Dik T. Winter said:
No. It is much more basic. How would you define a trangle with one right
angle and two complex angles? The question being: "what *is* a complex
angle?"
Let's imagine a triangle with complex instead of real coordinates.
So instead of x1, y1, x2, y2, x3, y3 we have xr1, xi1, yr1, yi1, xr2, xi2,
yr2, yi2, xr3, xi3, yr3, yi3.
You agree that the sine of such a triangle could be complex, if only we can
decide which is the right angle, because we are dividing one complex number
by another.
To reduce thr strain on our brain, lets declare point one to be at the
origin.
Now we have
0, 0, 0, 0, xr2, xi2, yr2, yi2, xr3, xi3, yr3, yi3.
To reduce the strain further, we can say that point two always alies along
the real x axis.
0, 0, 0, 0, xr2, 0, 0, 0, xr3, xi3, yr3, yi3.
Once we've done that we can rotate about the x axis until one of the other
points goes to zero. Let's choose to lose yi3.
Now we've got
0, 0, 0, 0, xr2, 0, 0, 0, xr3, xi3, yr3, 0.

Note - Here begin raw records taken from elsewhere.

### rust_mdbg_amd/csrc/dev_util.hip

```cpp
#include "mdbg_dev.h"
struct ZeroList { u64* p[6]; u64 n[6]; u64* set_p; u64 set_v; };
__global__ __launch_bounds__(256) void zero_regions_kernel(ZeroList z) {
    const u64 i0 = (u64)blockIdx.x * blockDim.x + threadIdx.x, stride = (u64)gridDim.x * blockDim.x;
#pragma unroll
    for (int r = 0; r < 6; ++r) for (u64 i = i0; i < z.n[r]; i += stride) z.p[r][i] = 0;
    if (i0 == 0 && z.set_p) *z.set_p = z.set_v;
}
void launch_zero_regions(const ZeroList& z, hipStream_t s) {
    u64 mx = 1;
    for (int r = 0; r < 6; ++r) mx = z.n[r] > mx ? z.n[r] : mx;
    const unsigned blocks = (unsigned)std::min<u64>(1024, (mx + 255) / 256);
    hipLaunchKernelGGL(zero_regions_kernel, dim3(blocks), dim3(256), 0, s, z);
}
__global__ __launch_bounds__(256) void fill_u64_kernel(u64* __restrict__ p, u64 n, u64 v) {
    for (u64 i = (u64)blockIdx.x * blockDim.x + threadIdx.x; i < n; i += (u64)gridDim.x * blockDim.x) p[i] = v;
}
void launch_fill_u64(u64* p, u64 n, u64 v, hipStream_t s) {
    if (n) hipLaunchKernelGGL(fill_u64_kernel, dim3((unsigned)std::min<u64>(1024, (n + 255) / 256)), dim3(256), 0, s, p, n, v);
}

__global__ __launch_bounds__(256) void sum_shards_kernel(const u64* __restrict__ shards, u64* __restrict__ out) {
    __shared__ u64 ws[4];
    const u64* s = shards + (size_t)blockIdx.x * CTR_SHARDS;
    u64 v = 0;
// ... 66 lines not shown
```

### rust_mdbg_amd/csrc/finalize_api.inc

```
static int fin_setup(mdbg_ctx* c, FinArgs& F, u64& n_words_out, bool byte_maps = false) {
    hipStream_t s = c->stream;
    c->res.invalidate(FROM_NODES);
    F.ath_override = nullptr;
    const u32 k = c->P.k;
        std::vector<Batch> bs = c->batches;
        std::sort(bs.begin(), bs.end(), [](const Batch& a, const Batch& b) { return a.first_ordinal < b.first_ordinal; });
        const u32 nb = (u32)bs.size();
        for (u32 i = 0; i + 1 < nb; ++i)
            if (bs[i].n_reads && bs[i].first_ordinal + bs[i].n_reads > bs[i + 1].first_ordinal) {
                char buf[200]; snprintf(buf, sizeof buf, "read ordinals of two batches overlap: [%llu, +%u) and [%llu, +%u) (first_read_ordinal must be the position of the batch's first record in the whole input)",
                                        (unsigned long long)bs[i].first_ordinal, bs[i].n_reads, (unsigned long long)bs[i + 1].first_ordinal, bs[i + 1].n_reads);
                return fail(c, MDBG_E_PARAM, buf);
            }
        std::vector<u64> fo(nb), rb(nb); std::vector<u32> nr(nb), s0(nb);
        u64 acc = 0;
        for (u32 i = 0; i < nb; ++i) { fo[i] = bs[i].first_ordinal; nr[i] = bs[i].n_reads; s0[i] = bs[i].slot0; rb[i] = acc; acc += bs[i].m1 - bs[i].m0; }
        std::vector<Batch> bs2 = c->batches;
        std::sort(bs2.begin(), bs2.end(), [](const Batch& a, const Batch& b) { return a.slot0 < b.slot0; });
        std::vector<u64> f2(nb), m2(nb), r2(nb); std::vector<u32> s2(nb);
        for (u32 i = 0; i < nb; ++i) { f2[i] = bs2[i].first_ordinal; s2[i] = bs2[i].slot0; }
        {
            std::vector<u32> ord(nb);
            for (u32 i = 0; i < nb; ++i) ord[i] = i;
            std::sort(ord.begin(), ord.end(), [&](u32 a, u32 b) { return bs[a].m0 != bs[b].m0 ? bs[a].m0 < bs[b].m0 : bs[a].m1 < bs[b].m1; });
// ... 279 lines not shown
```

### rust_mdbg_amd/csrc/import_api.inc

```
int mdbg_set_partition(mdbg_ctx* c, uint32_t world, uint32_t rank) {
    if (!c) return MDBG_E_PARAM;
    MDBG_LOCK(c);
    if (world < 1 || world > 4096 || rank >= world) return fail(c, MDBG_E_PARAM, "bad partition");
    if (world > 1 && prefilter_on(c)) return fail(c, MDBG_E_STATE, PF_UNAVAILABLE);
    if (c->n_distinct || c->batches_inserted) return fail(c, MDBG_E_STATE, "set the partition before inserting");
    c->own_world = world; c->own_rank = rank;
    return MDBG_OK;
}

int mdbg_sketch_view(mdbg_ctx* c, mdbg_sketch_store* out) {
    if (!c || !out) return MDBG_E_PARAM;
    MDBG_LOCK(c);
    (void)hipSetDevice(c->dev);
    HIPCHK(c, hipStreamSynchronize(c->stream));
    out->n_minimizers = c->M; out->n_reads = c->n_slots;
    out->d_hashes = c->mh.as<u64>(); out->d_positions = c->mpos.as<u32>(); out->d_read_offsets = c->roff.as<u64>();
    return MDBG_OK;
}

int mdbg_ingest_sketch(mdbg_ctx* c, const uint64_t* d_hashes, const uint32_t* d_positions, const uint64_t* d_read_offsets, uint64_t n_reads,
                       uint64_t first_read_ordinal) {
    if (!c) return MDBG_E_PARAM;
    MDBG_LOCK(c);
    (void)hipSetDevice(c->dev);
// ... 48 lines not shown
}

static int sketch_commit_impl(mdbg_ctx* c, uint64_t region, uint64_t n_minimizers, const uint64_t* d_read_offsets, uint64_t n_reads, uint64_t first_read_ordinal,
                              uint64_t owned_windows, bool with_read_map) {
    MDBG_LOCK(c);
    (void)hipSetDevice(c->dev);
    if (c->poisoned) return fail(c, MDBG_E_STATE, "context is in an error state");
    if (n_minimizers > c->pending_m || region + n_minimizers > c->M) return fail(c, MDBG_E_PARAM, "not a reserved region");
    if (n_reads && !d_read_offsets) return fail(c, MDBG_E_PARAM, "null offsets");
    if (first_read_ordinal + n_reads >= (1ull << (64 - WIN_BITS))) return fail(c, MDBG_E_CAPACITY, "read ordinal too large");
    store_commit_region(c, n_minimizers);
    if (!n_reads) return MDBG_OK;
    hipStream_t s = c->stream;
    u32 slot0 = 0;
    { int e = next_slot0(c, region, n_reads, &slot0); if (e) return e; }
    launch_rebase_offsets_checked(d_read_offsets, (u32)n_reads, region, n_minimizers, c->roff.as<u64>() + slot0, scal(c) + SC_IMPORTERR, s);
    if (with_read_map) launch_fill_mread(c->roff.as<u64>(), slot0, (u32)n_reads, c->mread.as<u32>(), s);
    Batch b; b.first_ordinal = first_read_ordinal; b.n_reads = (u32)n_reads; b.slot0 = slot0; b.m0 = region; b.m1 = region + n_minimizers;
    b.owned = owned_windows; b.mread_ok = with_read_map;
    store_append(c, b);
    return MDBG_OK;
}
int mdbg_sketch_commit(mdbg_ctx* c, uint64_t region, uint64_t n_minimizers, const uint64_t* d_read_offsets, uint64_t n_reads, uint64_t first_read_ordinal,
                       uint64_t owned_windows) {
    if (!c) return MDBG_E_PARAM;
    return sketch_commit_impl(c, region, n_minimizers, d_read_offsets, n_reads, first_read_ordinal, owned_windows, true);
}
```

Now things are really looking up. We've only got one imaginary component
complicating things.
However can can play another trick. Three points in four dimensions are
exactly the same as four points in three dimensions.
So now we;ve got
0, xr2, xr3 - xreal
0, 0, xi3 - x imaginary
0, 0, yr3 - y real
0, 0, 0 - y imaginary.
very nicely, we've got a point at the origin. And four points can be defined
by two lengths, two angles, and one torsion angle - assuming we ignore
translation and rotation. However when we look at our zeroes, we can knock
out the x column, and the two middle values are in a straight line. So we
are actually left with a regular triangle, and we can see if it is
right-angled. Unfortunately we actually have three such "triangles", because
we've introduced more possible connections. Only one of them has no BC edge
and thus isn't a triangle.